● Exercise instructions
Your answer should be the full set of entries, given again without alteration.

● Information provided
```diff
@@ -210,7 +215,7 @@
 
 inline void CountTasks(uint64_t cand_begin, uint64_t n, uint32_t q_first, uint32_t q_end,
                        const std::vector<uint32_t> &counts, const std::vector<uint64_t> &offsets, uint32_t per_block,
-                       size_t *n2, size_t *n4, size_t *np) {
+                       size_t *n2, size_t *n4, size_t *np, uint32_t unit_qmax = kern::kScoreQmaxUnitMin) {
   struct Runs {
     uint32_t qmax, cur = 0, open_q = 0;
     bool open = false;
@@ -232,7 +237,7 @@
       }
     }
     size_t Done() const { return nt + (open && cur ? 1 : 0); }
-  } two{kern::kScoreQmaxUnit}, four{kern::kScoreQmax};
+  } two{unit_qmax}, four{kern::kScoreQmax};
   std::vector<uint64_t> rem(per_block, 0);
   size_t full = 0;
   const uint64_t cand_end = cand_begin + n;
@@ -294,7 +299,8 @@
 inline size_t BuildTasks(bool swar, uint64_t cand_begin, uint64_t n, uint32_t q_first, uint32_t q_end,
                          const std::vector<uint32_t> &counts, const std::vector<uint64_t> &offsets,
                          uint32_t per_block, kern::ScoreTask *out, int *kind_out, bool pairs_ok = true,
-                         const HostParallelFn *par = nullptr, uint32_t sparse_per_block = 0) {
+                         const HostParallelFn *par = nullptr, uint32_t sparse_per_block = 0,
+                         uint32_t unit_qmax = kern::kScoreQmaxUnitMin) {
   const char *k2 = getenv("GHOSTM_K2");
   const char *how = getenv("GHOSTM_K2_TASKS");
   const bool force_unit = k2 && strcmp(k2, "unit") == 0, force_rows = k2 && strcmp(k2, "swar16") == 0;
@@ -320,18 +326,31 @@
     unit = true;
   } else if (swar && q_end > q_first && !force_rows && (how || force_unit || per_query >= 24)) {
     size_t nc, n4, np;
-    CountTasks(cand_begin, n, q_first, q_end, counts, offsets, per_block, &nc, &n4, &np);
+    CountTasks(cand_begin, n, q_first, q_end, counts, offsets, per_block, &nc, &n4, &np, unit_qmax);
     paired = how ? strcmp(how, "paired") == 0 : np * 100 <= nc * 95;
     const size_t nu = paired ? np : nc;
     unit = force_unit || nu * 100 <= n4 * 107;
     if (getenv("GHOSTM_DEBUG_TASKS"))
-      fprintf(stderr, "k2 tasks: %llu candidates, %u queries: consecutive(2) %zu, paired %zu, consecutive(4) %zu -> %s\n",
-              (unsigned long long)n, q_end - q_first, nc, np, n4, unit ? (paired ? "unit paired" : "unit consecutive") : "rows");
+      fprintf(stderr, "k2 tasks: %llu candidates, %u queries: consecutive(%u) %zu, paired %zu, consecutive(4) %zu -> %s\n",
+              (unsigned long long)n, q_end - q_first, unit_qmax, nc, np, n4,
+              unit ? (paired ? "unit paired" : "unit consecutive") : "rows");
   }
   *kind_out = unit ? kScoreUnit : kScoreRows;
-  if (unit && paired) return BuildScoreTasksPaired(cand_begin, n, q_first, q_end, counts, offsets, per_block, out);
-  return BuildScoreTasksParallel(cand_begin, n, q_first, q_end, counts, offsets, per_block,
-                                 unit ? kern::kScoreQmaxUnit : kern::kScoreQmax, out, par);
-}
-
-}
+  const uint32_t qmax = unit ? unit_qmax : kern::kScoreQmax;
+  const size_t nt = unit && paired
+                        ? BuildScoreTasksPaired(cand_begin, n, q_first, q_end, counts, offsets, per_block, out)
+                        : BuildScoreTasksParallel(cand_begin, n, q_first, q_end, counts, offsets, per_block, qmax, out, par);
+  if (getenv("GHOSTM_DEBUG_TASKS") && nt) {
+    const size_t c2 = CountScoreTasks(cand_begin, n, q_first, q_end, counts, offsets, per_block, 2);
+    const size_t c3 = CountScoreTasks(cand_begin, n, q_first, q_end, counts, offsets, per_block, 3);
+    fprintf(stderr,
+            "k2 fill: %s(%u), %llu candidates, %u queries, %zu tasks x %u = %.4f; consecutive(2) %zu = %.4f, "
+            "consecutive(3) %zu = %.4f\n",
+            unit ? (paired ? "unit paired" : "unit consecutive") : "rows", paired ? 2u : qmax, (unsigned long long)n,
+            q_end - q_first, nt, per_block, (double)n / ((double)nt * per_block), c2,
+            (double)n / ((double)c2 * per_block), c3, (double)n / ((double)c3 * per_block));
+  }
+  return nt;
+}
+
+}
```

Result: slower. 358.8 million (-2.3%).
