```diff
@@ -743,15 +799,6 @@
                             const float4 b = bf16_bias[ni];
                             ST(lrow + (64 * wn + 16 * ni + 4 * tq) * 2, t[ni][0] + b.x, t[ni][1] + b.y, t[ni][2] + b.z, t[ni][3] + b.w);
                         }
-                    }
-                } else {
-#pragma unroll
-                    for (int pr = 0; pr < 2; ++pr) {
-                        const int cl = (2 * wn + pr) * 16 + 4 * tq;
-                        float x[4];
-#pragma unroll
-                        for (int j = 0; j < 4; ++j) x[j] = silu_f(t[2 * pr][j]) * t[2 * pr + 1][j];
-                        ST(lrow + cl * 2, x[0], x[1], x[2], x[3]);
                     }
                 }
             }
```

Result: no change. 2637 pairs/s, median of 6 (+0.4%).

● Reply to the task
```diff
@@ -210,7 +215,7 @@
 
 inline void CountTasks(uint64_t cand_begin, uint64_t n, uint32_t q_first, uint32_t q_end,
                        const std::vector<uint32_t> &counts, const std::vector<uint64_t> &offsets, uint32_t per_block,
-                       size_t *n2, size_t *n4, size_t *np) {
+                       size_t *n2, size_t *n4, size_t *np, uint32_t unit_qmax = kern::kScoreQmaxUnitMin) {
   struct Runs {
     uint32_t qmax, cur = 0, open_q = 0;
     bool open = false;
@@ -232,7 +237,7 @@
       }
     }
     size_t Done() const { return nt + (open && cur ? 1 : 0); }
-  } two{kern::kScoreQmaxUnit}, four{kern::kScoreQmax};
+  } two{unit_qmax}, four{kern::kScoreQmax};
   std::vector<uint64_t> rem(per_block, 0);
   size_t full = 0;
   const uint64_t cand_end = cand_begin + n;
@@ -294,7 +299,8 @@
 inline size_t BuildTasks(bool swar, uint64_t cand_begin, uint64_t n, uint32_t q_first, uint32_t q_end,
                          const std::vector<uint32_t> &counts, const std::vector<uint64_t> &offsets,
                          uint32_t per_block, kern::ScoreTask *out, int *kind_out, bool pairs_ok = true,
-                         const HostParallelFn *par = nullptr, uint32_t sparse_per_block = 0) {
+                         const HostParallelFn *par = nullptr, uint32_t sparse_per_block = 0,
+                         uint32_t unit_qmax = kern::kScoreQmaxUnitMin) {
   const char *k2 = getenv("GHOSTM_K2");
   const char *how = getenv("GHOSTM_K2_TASKS");
   const bool force_unit = k2 && strcmp(k2, "unit") == 0, force_rows = k2 && strcmp(k2, "swar16") == 0;
@@ -320,18 +326,31 @@
     unit = true;
   } else if (swar && q_end > q_first && !force_rows && (how || force_unit || per_query >= 24)) {
     size_t nc, n4, np;
-    CountTasks(cand_begin, n, q_first, q_end, counts, offsets, per_block, &nc, &n4, &np);
+    CountTasks(cand_begin, n, q_first, q_end, counts, offsets, per_block, &nc, &n4, &np, unit_qmax);
     paired = how ? strcmp(how, "paired") == 0 : np * 100 <= nc * 95;
     const size_t nu = paired ? np : nc;
     unit = force_unit || nu * 100 <= n4 * 107;
     if (getenv("GHOSTM_DEBUG_TASKS"))
-      fprintf(stderr, "k2 tasks: %llu candidates, %u queries: consecutive(2) %zu, paired %zu, consecutive(4) %zu -> %s\n",
-              (unsigned long long)n, q_end - q_first, nc, np, n4, unit ? (paired ? "unit paired" : "unit consecutive") : "rows");
+      fprintf(stderr, "k2 tasks: %llu candidates, %u queries: consecutive(%u) %zu, paired %zu, consecutive(4) %zu -> %s\n",
+              (unsigned long long)n, q_end - q_first, unit_qmax, nc, np, n4,
+              unit ? (paired ? "unit paired" : "unit consecutive") : "rows");
   }
   *kind_out = unit ? kScoreUnit : kScoreRows;
-  if (unit && paired) return BuildScoreTasksPaired(cand_begin, n, q_first, q_end, counts, offsets, per_block, out);
-  return BuildScoreTasksParallel(cand_begin, n, q_first, q_end, counts, offsets, per_block,
-                                 unit ? kern::kScoreQmaxUnit : kern::kScoreQmax, out, par);
-}
-
-}
+  const uint32_t qmax = unit ? unit_qmax : kern::kScoreQmax;
+  const size_t nt = unit && paired
+                        ? BuildScoreTasksPaired(cand_begin, n, q_first, q_end, counts, offsets, per_block, out)
+                        : BuildScoreTasksParallel(cand_begin, n, q_first, q_end, counts, offsets, per_block, qmax, out, par);
+  if (getenv("GHOSTM_DEBUG_TASKS") && nt) {
+    const size_t c2 = CountScoreTasks(cand_begin, n, q_first, q_end, counts, offsets, per_block, 2);
+    const size_t c3 = CountScoreTasks(cand_begin, n, q_first, q_end, counts, offsets, per_block, 3);
+    fprintf(stderr,
+            "k2 fill: %s(%u), %llu candidates, %u queries, %zu tasks x %u = %.4f; consecutive(2) %zu = %.4f, "
+            "consecutive(3) %zu = %.4f\n",
+            unit ? (paired ? "unit paired" : "unit consecutive") : "rows", paired ? 2u : qmax, (unsigned long long)n,
+            q_end - q_first, nt, per_block, (double)n / ((double)nt * per_block), c2,
+            (double)n / ((double)c2 * per_block), c3, (double)n / ((double)c3 * per_block));
+  }
+  return nt;
+}
+
+}
```

Result: slower. 358.8 million (-2.3%).
```diff
@@ -743,15 +799,6 @@
                             const float4 b = bf16_bias[ni];
                             ST(lrow + (64 * wn + 16 * ni + 4 * tq) * 2, t[ni][0] + b.x, t[ni][1] + b.y, t[ni][2] + b.z, t[ni][3] + b.w);
                         }
-                    }
-                } else {
-#pragma unroll
-                    for (int pr = 0; pr < 2; ++pr) {
-                        const int cl = (2 * wn + pr) * 16 + 4 * tq;
-                        float x[4];
-#pragma unroll
-                        for (int j = 0; j < 4; ++j) x[j] = silu_f(t[2 * pr][j]) * t[2 * pr + 1][j];
-                        ST(lrow + cl * 2, x[0], x[1], x[2], x[3]);
                     }
                 }
             }
```

Result: no change. 2637 pairs/s, median of 6 (+0.4%).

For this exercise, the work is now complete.